Une rencontre dans un train. Un homme, une femme. Elle est artiste, lui journaliste. Lorsque Marthe Müller fait la connaissance de Kurt Severing, nous sommes en septembre 1928. Les présentations sont timides entre cette jeune femme qui monte pour la première fois à Berlin et qui semble être à un moment charnière de sa vie. Kurt Severing quant à lui affiche plus d’assurance. L’air confiant de quelqu’un qui rentre chez lui et que le tumulte et l’effervescence de Berlin n’effraye pas.
Le lecteur va être amené à découvrir deux années de la vie de ces deux protagonistes. L’occasion de découvrir un contexte social en mutation. Quels sont les stigmates de la Première Guerre mondiale sur le peuple allemand ? Quelle est l’influence des différents partis politiques en présence ? Quid des conditions de vie dans le milieu ouvrier ? artistique ? bourgeois ?

Ce sont les avis respectifs de David et Marilyne qui m’ont amenée à cette lecture. Un thème et un contexte historique que j’ai rarement eu l’occasion de voir traités en bande dessinée (entendez par là que je n’ai pas non plus une connaissance très pointue de la bibliographie BD de cette époque).

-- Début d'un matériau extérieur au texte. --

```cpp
extern "C" __global__ void srl_k_contacts(DevParams P, float* __restrict__ max_pen, int32_t* __restrict__ n_points) {
  int e = blockIdx.x * blockDim.x + threadIdx.x;
  if (e >= P.c.n_envs) return;
  const float* gb = P.blob + (size_t)e * P.BLOB;
  const int* gi = (const int*)gb;
  int nb = P.hdr[e].nb;
  float mp = 0.0f; int np = 0;
  for (int b = 0; b < nb; ++b) {
    const float* g = gb + P.OFF_GM + SRL_GM_WORDS * b;
    int n = __float_as_int(g[0]);
    for (int k = 0; k < n; ++k) { np++; if (-g[SRL_GM_DIST + k] > mp) mp = -g[SRL_GM_DIST + k]; }
  }
  for (int sl = 0; sl < P.NS; ++sl) {
    if (gi[P.OFF_POS + sl] < 0) continue;
    const float* m = gb + P.OFF_MAN + SRL_MAN_WORDS * sl;
    int n = __float_as_int(m[0]);
    for (int k = 0; k < n; ++k) { np++; float d = m[4 + SRL_MP_WORDS * k + 9]; if (-d > mp) mp = -d; }
  }
  max_pen[e] = mp; n_points[e] = np;
}
```

Measured before the change: 99200.

## Split pair contact rows across lane pairs with DPP quad reduction

For the 128-thread single-point variant, each contact pair slot is now handled by four lanes. Each lane owns one body side and two contact points, and keeps precomputed Jacobian and inverse-mass rows in registers. Relative velocity is reduced across the two sides with a DPP swap, and each lane updates only its own body's velocity. The goal is to remove serialized per-point turns and the repeated LDS reads of both bodies. The cost is higher register pressure and extra setup work per substep.

```diff
diff --git a/stackrl_amd/csrc/settle.hip b/stackrl_amd/csrc/settle.hip
--- a/stackrl_amd/csrc/settle.hip
+++ b/stackrl_amd/csrc/settle.hip
@@ -742,9 +742,161 @@
   *(float4*)pb = make_float4(u.b[0].x, u.b[0].y, u.b[1].x, u.b[1].y); *(float2*)(pb + 4) = make_float2(u.b[2].x, u.b[2].y);
 }
 
+struct HRow { f2 k[3], u[3]; float rk, kk; };
+struct HSet { HRow n, t1, t2; float trk, in, i1, i2; };
+struct PSplit {
+  HSet s0, s1;
+  float* pvw;
+  int np;
+  int colour;
+  float mu;
+};
+
+__device__ __forceinline__ float quad_partner(float x) {
+  return __int_as_float(__builtin_amdgcn_update_dpp(0, __float_as_int(x), 0xB1, 0xf, 0xf, true));
+}
+
+__device__ __forceinline__ HRow make_hrow(v3 d, v3 r, float im, const m3& I, bool side) {
+  HRow h;
+  const v3 c = cross(r, d);
+  const v3 a = mmul(I, c);
+  const float part = im + dot(cross(a, r), d);
+  const float k = part + quad_partner(part);
+  const v3 dm = d * (side ? -im : im);
+  h.k[0] = side ? F2(-d.x, -c.x) : F2(d.x, c.x); h.k[1] = side ? F2(-d.y, -c.y) : F2(d.y, c.y); h.k[2] = side ? F2(-d.z, -c.z) : F2(d.z, c.z);
+  h.u[0] = F2(dm.x, side ? -a.x : a.x); h.u[1] = F2(dm.y, side ? -a.y : a.y); h.u[2] = F2(dm.z, side ? -a.z : a.z);
+  h.rk = 1.0f / k; h.kk = k;
+  return h;
+}
+
+__device__ __forceinline__ HSet make_hset(const Lds& L, const float* mp, int i, int np, int body, bool side) {
+  const DevParams& P = *L.P;
+  HSet s;
+  s.trk = 0.0f; s.in = 0.0f; s.i1 = 0.0f; s.i2 = 0.0f;
+  if (i >= np) {
+    HRow z;
+    z.k[0] = z.k[1] = z.k[2] = z.u[0] = z.u[1] = z.u[2] = F2(0.0f, 0.0f); z.rk = 0.0f; z.kk = 0.0f;
+    s.n = z; s.t1 = z; s.t2 = z;
+    return s;
+  }
+  const float im = L.BC(body)[0];
+  const float* q = mp + 4 + SRL_MP_WORDS * i;
+  const v3 r = mmul(ldm(L.R(body)), ld3(q + (side ? 3 : 0)));
+  const m3 I = ldm(L.IW(body));
+  v3 n = ld3(q + 6), t1, t2;
+  plane_space(n, t1, t2);
+  s.n = make_hrow(n, r, im, I, side);
+  s.t1 = make_hrow(t1, r, im, I, side);
+  s.t2 = make_hrow(t2, r, im, I, side);
+  s.trk = contact_target(P, q[9]) * s.n.rk;
+  s.in = q[10]; s.i1 = q[11]; s.i2 = q[12];
+  return s;
+}
+
+__device__ __forceinline__ int slot_points(const Lds& L, int sl) {
+  if (sl >= L.P->NS || L.POS()[sl] < 0) return 0;
+  return __float_as_int(L.MAN(sl)[0]);
+}
+
+__device__ __forceinline__ PSplit make_pair_split(const Lds& L, int tid) {
+  const DevParams& P = *L.P;
+  const int sl = tid >> 2, h = (tid >> 1) & 1;
+  const bool side = tid & 1;
+  PSplit p;
+  p.np = 0; p.colour = 0; p.pvw = L.VW(0);
+  p.mu = P.c.friction_rock * P.c.friction_rock;
+  int body = 0;
+  const float* mp = L.MAN(0);
+  if (sl < P.NS) {
+    const int pid = L.POS()[sl];
+    if (pid >= 0) {
+      int a, b; L.pair(pid, a, b);
+      body = side ? b : a;
+      mp = L.MAN(sl);
+      p.np = __float_as_int(mp[0]);
+      p.colour = L.COL()[sl];
+      p.pvw = L.VW(body);
+    }
+  }
+  p.s0 = make_hset(L, mp, 2 * h, p.np, body, side);
+  p.s1 = make_hset(L, mp, 2 * h + 1, p.np, body, side);
+  return p;
+}
+
+__device__ __forceinline__ void hrow_solve(const HRow& r, f2 (&u)[3], float trk, float& acc, float lo, float hi, float& res) {
+  const f2 s = fma2(r.k[0], u[0], fma2(r.k[1], u[1], r.k[2] * u[2]));
+  float own = s.x + s.y;
+  asm("" : "+v"(own));
+  const float vrel = own + quad_partner(own);
+  float dl = fmaf(-vrel, r.rk, trk);
+  const float na = __builtin_amdgcn_fmed3f(acc + dl, lo, hi);
+  dl = na - acc;
+  acc = na;
+  res = fmaxf(res, fabsf(dl * r.kk));
+  const f2 d2 = F2(dl, dl);
+#pragma unroll
+  for (int c = 0; c < 3; ++c) u[c] = fma2(r.u[c], d2, u[c]);
+}
+
+__device__ __forceinline__ float zero_times(float rk) {
+  float t;
+  asm volatile("v_mul_f32 %0, 0, %1" : "=v"(t) : "v"(rk));
+  return t;
+}
+
+template <bool WARM>
+__device__ __forceinline__ void hset_turn(HSet& s, f2 (&u)[3], float mu, float ws, float& res) {
+  if (WARM) {
+    s.in = s.in * ws; s.i1 = s.i1 * ws; s.i2 = s.i2 * ws;
+    const f2 dn = F2(s.in, s.in), d1 = F2(s.i1, s.i1), d2 = F2(s.i2, s.i2);
+#pragma unroll
+    for (int c = 0; c < 3; ++c) u[c] = fma2(s.n.u[c], dn, u[c]);
+#pragma unroll
+    for (int c = 0; c < 3; ++c) u[c] = fma2(s.t1.u[c], d1, u[c]);
+#pragma unroll
+    for (int c = 0; c < 3; ++c) u[c] = fma2(s.t2.u[c], d2, u[c]);
+  } else {
+    hrow_solve(s.n, u, s.trk, s.in, 0.0f, 1e30f, res);
+    const float lim = mu * s.in;
+    hrow_solve(s.t1, u, zero_times(s.t1.rk), s.i1, -lim, lim, res);
+    hrow_solve(s.t2, u, zero_times(s.t2.rk), s.i2, -lim, lim, res);
+  }
+}
+
+__device__ __forceinline__ void hvel_load(const float* p, f2 (&u)[3]) {
+  const float4 a0 = *(const float4*)p;
+  const float2 a1 = *(const float2*)(p + 4);
+  u[0] = F2(a0.x, a0.y); u[1] = F2(a0.z, a0.w); u[2] = F2(a1.x, a1.y);
+}
+__device__ __forceinline__ void hvel_store(float* p, const f2 (&u)[3]) {
+  *(float4*)p = make_float4(u[0].x, u[0].y, u[1].x, u[1].y); *(float2*)(p + 4) = make_float2(u[2].x, u[2].y);
+}
+
+template <bool WARM>
+__device__ __forceinline__ void pair_phase(PSplit& p, float ws, unsigned long long m1, unsigned long long m2, float& res) {
+  constexpr unsigned long long LO = 0x3333333333333333ull;
+#pragma unroll
+  for (int h = 0; h < 2; ++h) {
+    const unsigned long long t1 = m1 & (LO << (2 * h)), t2 = m2 & (LO << (2 * h));
+    if (t1 == 0) return;
+    if (__builtin_amdgcn_inverse_ballot_w64(t1)) {
+      f2 u[3];
+      hvel_load(p.pvw, u);
+      hset_turn<WARM>(p.s0, u, p.mu, ws, res);
+      if (t2 != 0) {
+        if (__builtin_amdgcn_inverse_ballot_w64(t2)) hset_turn<WARM>(p.s1, u, p.mu, ws, res);
+      }
+      hvel_store(p.pvw, u);
+    }
+    __builtin_amdgcn_wave_barrier();
+    if (t2 == 0) return;
+  }
+}
+
 template <bool WARM, int T, int PP, bool SOLO>
-__device__ __forceinline__ bool solver_sweep(const Lds& L, GPoint& gp, GBody& gb, Point (&pp)[PP], int ncol, int gslot,
-                                             const int (&pslot)[PP], int gsweep, const unsigned long long (&cm)[2]) {
+__device__ __forceinline__ bool solver_sweep(const Lds& L, GPoint& gp, GBody& gb, Point (&pp)[PP], PSplit& sp, int ncol, int gslot,
+                                             const int (&pslot)[PP], int gsweep, const unsigned long long (&cm)[2],
+                                             const unsigned long long (&cm2)[2]) {
   typedef Variant<T, PP> VA;
   static_assert(!SOLO || VA::SOLO, "a solo sweep in a variant that has none");
   float res = 0.0f;
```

Cette lecture m’aura pris plus d’une semaine. Parvenir à entrer dans le tome 1 m’a coûté : dialogues verbeux, graphisme austère et difficulté à identifier la majeure partie des nombreux protagonistes amenés à intervenir dans le récit. J’ai pensé à abandonner la série mais cette idée s’est estompée une fois que je suis parvenue à la seconde moitié du Livre Premier. Je crois que c’est avant tout la richesse du scénario qui m’a prise au dépourvu. Autour des deux personnages principaux (Marthe et Kurt), le lecteur sera amené à rencontrer une bonne dizaine de personnages secondaires qui apportent tour à tour au récit un complément narratif à prendre en compte. Je me suis longtemps demandé si la scène finale allait nous permettre – comme au théâtre – d’accéder à un dénouement où tous seraient présents cependant, ce ne sera pas le cas (du moins, pas si la série est terminée mais là aussi, je suis incapable de dire si nous sommes face à un diptyque ou si – comme le laissent supposer plusieurs sites BD – d’autres tomes vont venir compléter cette fresque humaine).

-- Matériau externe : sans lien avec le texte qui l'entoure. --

_P = c_void_p
_SIGNATURES = {
    "spcl_abi_version": (c_int, []),
    "spcl_last_error": (c_char_p, []),
    "spcl_supcon_workspace_bytes": (c_size_t, [c_int, c_int]),
    "spcl_supcon_forward": (c_int, [_P, _P, _P, _P, c_int, c_int, c_float, c_int, c_float, c_int, _P, _P, _P]),
    "spcl_supcon_backward": (c_int, [_P, _P, c_int, c_int, c_float, c_int, c_float, _P, _P, _P, _P, _P, _P, _P]),
    "spcl_supcon_bwd_workspace_bytes": (c_size_t, [c_int, c_int]),
    "spcl_supcon_unit_gradient_block": (c_int, [c_int, c_int, _P, _P]),
    "spcl_supcon_materialize": (c_int, [_P, _P, c_int, c_int, c_float, c_int, c_float, _P, _P, _P, _P, _P, _P, _P]),
    "spcl_supcon_xpos_workspace_bytes": (c_size_t, [c_int, c_int]),
# ... 60 lines not shown
    "spcl_bn_eval_affine": (c_int, [c_int, c_int, _P, _P, _P, _P, c_float, _P, _P, _P, _P, _P]),
    "spcl_bn_eval_affine_multi": (c_int, [_P, c_int, _P]),
    "spcl_bnrelu_pool_forward": (c_int, [_P, c_int, c_int, c_int, c_int, c_int, _P, _P, _P, _P, _P]),
    "spcl_bnrelu_up2_forward": (c_int, [_P, c_int, c_int, c_int, c_int, c_int, _P, _P, _P, _P]),
    "spcl_bnrelu_pool_forward_strided": (c_int, [_P, c_int, c_int, c_int, c_int, c_int, _P, _P, _P, c_int, _P, _P]),
    "spcl_bnrelu_pool_backward_strided": (c_int, [_P, _P, c_int, _P, c_int, c_int, c_int, c_int, c_int, c_int, _P, _P, _P,
                                                  _P, c_int, _P, _P, _P, _P, _P]),
    "spcl_bnrelu_bwd_workspace_bytes": (c_size_t, [c_int, c_int, c_int, c_int]),
    "spcl_bnrelu_pool_backward": (c_int, [_P, _P, _P, c_int, c_int, c_int, c_int, c_int, c_int, _P, _P, _P, _P,
                                          c_int, _P, _P, _P, _P, _P]),
    "spcl_bnrelu_backward_up2": (c_int, [_P, _P, _P, c_int, c_int, c_int, c_int, c_int, c_int, _P, _P, _P, _P, c_int, _P, _P, _P, _P,
                                         _P]),
    "spcl_bnrelu_backward_bcast": (c_int, [_P, _P, c_int, c_int, c_int, c_int, c_int, c_int, _P, _P, _P, _P, c_int, _P, _P,
                                           _P, _P, _P]),
    "spcl_bnrelu_image_wgrad_workspace_bytes": (c_size_t, [c_int, c_int, c_int, c_int]),
    "spcl_bnrelu_backward_image_wgrad": (c_int, [_P, _P, _P, c_int, c_int, c_int, c_int, c_int, c_int, _P, _P, _P, _P,
                                                 c_int, _P, _P, _P, _P, _P]),
    "spcl_accumulate_scalars": (c_int, [c_int, _P, _P, _P, _P]),
    "spcl_stage_bytes": (c_int, [_P, _P, c_size_t, _P]),
    "spcl_conv_dgrad_bnstats_supported": (c_int, [c_int, c_int, c_int, c_int, c_int, c_int]),
    "spcl_conv3x3_dgrad_bnstats": (c_int, [_P, c_int, c_int, c_int, c_int, c_int, c_int, _P, _P, _P, _P, _P, _P, _P, _P]),
    "spcl_conv_dgrad_poolstats_supported": (c_int, [c_int, c_int, c_int, c_int, c_int, c_int, c_int, c_int]),
    "spcl_conv3x3_dgrad_poolstats": (c_int, [_P, c_int, c_int, c_int, c_int, c_int, c_int, _P, _P, _P, c_int, c_int, _P, _P,
                                             _P, _P, _P]),
    "spcl_bnrelu_pool_backward_rows": (c_int, [_P, _P, _P, c_int, c_int, c_int, c_int, c_int, c_int, c_int, _P, _P, _P, _P,
                                               c_int, _P, _P, _P, _P, _P]),
    "spcl_bnrelu_backward_rows": (c_int, [_P, _P, _P, _P, c_int, c_int, c_int, c_int, c_int, c_int, c_int, _P, _P, _P, _P,
                                          c_int, _P, _P, _P, _P, _P, _P]),
    "spcl_image_autocorr_rows": (c_int, [c_int, c_int, c_int]),
    "spcl_image_autocorr": (c_int, [_P, c_int, c_int, c_int, _P, _P]),
    "spcl_conv_dgrad_bnstats_image_supported": (c_int, [c_int, c_int, c_int, c_int, c_int, c_int]),
    "spcl_conv3x3_forward_image_acorr_rows": (c_int, [c_int, c_int, c_int, c_int, c_int, c_int]),
    "spcl_conv3x3_forward_image_acorr": (c_int, [_P, c_int, c_int, c_int, c_int, c_int, c_int, _P, _P, _P, _P, _P]),
    "spcl_conv16_bwd_fused_supported": (c_int, [c_int, c_int, c_int, c_int, c_int, c_int]),
    "spcl_conv16_bwd_fused_splits": (c_int, [c_int, c_int, c_int]),
    "spcl_conv16_bwd_fused": (c_int, [_P, c_int, c_int, c_int, c_int, _P, _P, _P, _P, _P, _P, _P, _P, _P, c_int, c_int,
                                      _P, _P, c_int, _P, _P]),
    "spcl_bnrelu_backward_wgrows_image3": (c_int, [_P, c_int, _P, c_int, _P, c_int, c_int, c_int, c_int, c_int, _P, _P, _P,
                                                   c_int, _P, _P, _P, _P, _P]),
    "spcl_conv3x3_dgrad_bnstats_image": (c_int, [_P, c_int, c_int, c_int, c_int, c_int, c_int, _P, _P, _P, _P, _P, _P, _P,
                                                 _P, _P]),
    "spcl_bnrelu_image3_workspace_bytes": (c_size_t, [c_int]),
    "spcl_bnrelu_backward_rows_image3": (c_int, [_P, c_int, _P, c_int, _P, c_int, c_int, c_int, c_int, c_int, _P, _P, _P,
                                                 c_int, _P, _P, _P, _P, _P]),
    "spcl_conv1x1_forward": (c_int, [_P, c_int, c_size_t, c_int, c_int, c_int, _P, _P, _P, _P]),
    "spcl_conv1x1_bwd_workspace_bytes": (c_size_t, [c_int, c_int]),
    "spcl_conv1x1_backward": (c_int, [_P, _P, c_int, c_size_t, c_int, c_int, c_int, _P, _P, _P, _P, _P, _P]),
    "spcl_conv1x1_forward_bn": (c_int, [_P, c_int, c_size_t, c_int, c_int, c_int, _P, _P, _P, _P, _P, _P]),
    "spcl_conv1x1_bwd_rows": (c_int, [c_size_t]),
    "spcl_conv1x1_backward_bn": (c_int, [_P, _P, c_int, c_size_t, c_int, c_int, c_int, _P, _P, _P, _P, _P, _P, _P, _P, _P, _P]),
    "spcl_softmax_forward": (c_int, [_P, c_size_t, c_int, _P, _P]),
    "spcl_softmax_backward": (c_int, [_P, _P, c_size_t, c_int, _P, _P]),
    "spcl_kl_workspace_bytes": (c_size_t, []),
    "spcl_kl_div_forward": (c_int, [_P, _P, c_size_t, c_int, c_float, _P, _P, _P]),
    "spcl_kl_div_backward": (c_int, [_P, _P, c_size_t, c_int, c_float, _P, _P, _P]),
    "spcl_sup_loss_forward": (c_int, [_P, _P, c_int, c_int, c_int, c_float, _P, _P, _P, _P, _P, _P]),
    "spcl_one_hot": (c_int, [_P, c_size_t, c_int, _P, _P]),
    "spcl_argmax_classes": (c_int, [_P, c_size_t, c_int, _P, _P]),
    "spcl_dice_counts": (c_int, [_P, _P, c_int, c_int, c_int, _P, _P, _P]),
    "spcl_surface_workspace_bytes": (c_size_t, [c_int, c_int, c_int, c_int]),
    "spcl_surface_distances": (c_int, [_P, _P, c_int, c_int, c_int, c_int, _P, c_int, c_double, c_double, c_double, _P, _P, _P,
                                       _P, _P, c_size_t, _P]),
    "spcl_surface_3d_workspace_bytes": (c_size_t, [c_int, c_int, c_int, c_int, c_int]),
    "spcl_surface_distances_3d": (c_int, [_P, _P, c_int, c_int, c_int, c_int, c_int, _P, c_int, c_double, c_double, c_double,
                                          c_double, _P, _P, _P, _P, _P, c_size_t, _P]),
    "spcl_upsample2x_forward": (c_int, [_P, _P, c_int, c_int, c_int, c_int, c_int, _P]),
# ... 91 lines not shown
class WgradItem(ctypes.Structure):
    _fields_ = [("x", c_void_p), ("dy", c_void_p), ("in_scale", c_void_p), ("in_shift", c_void_p),
                ("dw_oihw", c_void_p), ("N", c_int), ("H", c_int), ("W", c_int), ("Cin", c_int), ("CinS", c_int),
                ("Cout", c_int), ("CoutS", c_int), ("in_mode", c_int), ("x2", c_void_p), ("x_up2", c_int)]


class PackItem(ctypes.Structure):
    _fields_ = [("w_oihw", c_void_p), ("fwd", c_void_p), ("dgrad", c_void_p), ("Cin", c_int), ("Cout", c_int),
                ("H", c_int), ("W", c_int)]


BN_EVAL_MAX = 32


class BnEvalItem(ctypes.Structure):
    _fields_ = [("gamma", c_void_p), ("beta", c_void_p), ("running_mean", c_void_p), ("running_var", c_void_p),
                ("st", c_void_p), ("C", c_int), ("CS", c_int), ("eps", c_float)]


class BnAcc(ctypes.Structure):
    _fields_ = [("acc", c_void_p), ("gamma", c_void_p), ("beta", c_void_p), ("running_mean", c_void_p),
                ("running_var", c_void_p), ("num_batches_tracked", c_void_p), ("st", c_void_p), ("momentum", c_float),
                ("eps", c_float), ("count", c_float), ("C", c_int), ("CS", c_int)]


PACK_MULTI_MAX = 24


class WgradTail(ctypes.Structure):
    _fields_ = [("partial", c_void_p), ("dw", c_void_p), ("kind", c_int), ("nsplit", c_int), ("nblk_ci", c_int),
                ("nblk_co", c_int), ("CIB", c_int), ("COB", c_int), ("Cin", c_int), ("Cout", c_int)]


ABI_VERSION = 18
WGRAD_BATCH_MAX = 16
WGRAD_TAILS_MAX = 16
_NO_STATUS = ("spcl_abi_version", "spcl_conv3x3_forward_image_acorr_rows", "spcl_image_autocorr_rows", "spcl_conv_dgrad_bnstats_image_supported", "spcl_conv16_bwd_fused_supported", "spcl_conv16_bwd_fused_splits", "spcl_conv_num_tiles", "spcl_conv_stat_rows", "spcl_conv_set_gemm", "spcl_conv_set_f32_split", "spcl_conv_get_f32_split", "spcl_supcon_unit_gradient_block", "spcl_conv_cat_supported", "spcl_conv_up2_supported", "spcl_conv_split_supported", "spcl_conv_split_bnstats_supported", "spcl_conv1x1_bwd_rows", "spcl_profile_count", "spcl_conv_dgrad_bnstats_supported", "spcl_conv_dgrad_poolstats_supported",
              "spcl_conv_wgrad_batched_supported", "spcl_conv_bn_acc_supported", "spcl_conv_dgrad_bnstats_acc_supported",
              "spcl_conv_dgrad_poolstats_acc_supported", "spcl_supcon_rows_supported", "spcl_bnrelu_gap_supported")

Si j’ai adhéré dans l’ensemble à la partie narrative, ce n’est pas le cas pour la partie graphique. J’ai rencontré des difficultés récurrentes à l’égard des visuels : impossibilité de reconnaître de nombreux personnages au premier coup d’œil. L’auteur en joue même sur certains personnages, le plus flagrant est celui d’Anna, une lesbienne que j’ai longtemps prise pour un jeune homme. La découpe des planches est assez conventionnelle bien que leur contenu diffère ; tantôt verbeuses, tantôt silencieuses, le lecteur parcoure ces planches à un rythme de lecture qui doit être modulé en permanence. Je n’ai pas trouvé qu’il y avait là un jeu de contrastes flagrant (noir/blanc) mais l’espace laisse la part belle au blanc qui est souvent écrasant tant le vide qu’il crée est pesant. Les expressions des uns et des autres sont parfois approximatives, souvent figées. En conclusion, je pense garder un souvenir assez sévère sur le dessin de Jason Lutes.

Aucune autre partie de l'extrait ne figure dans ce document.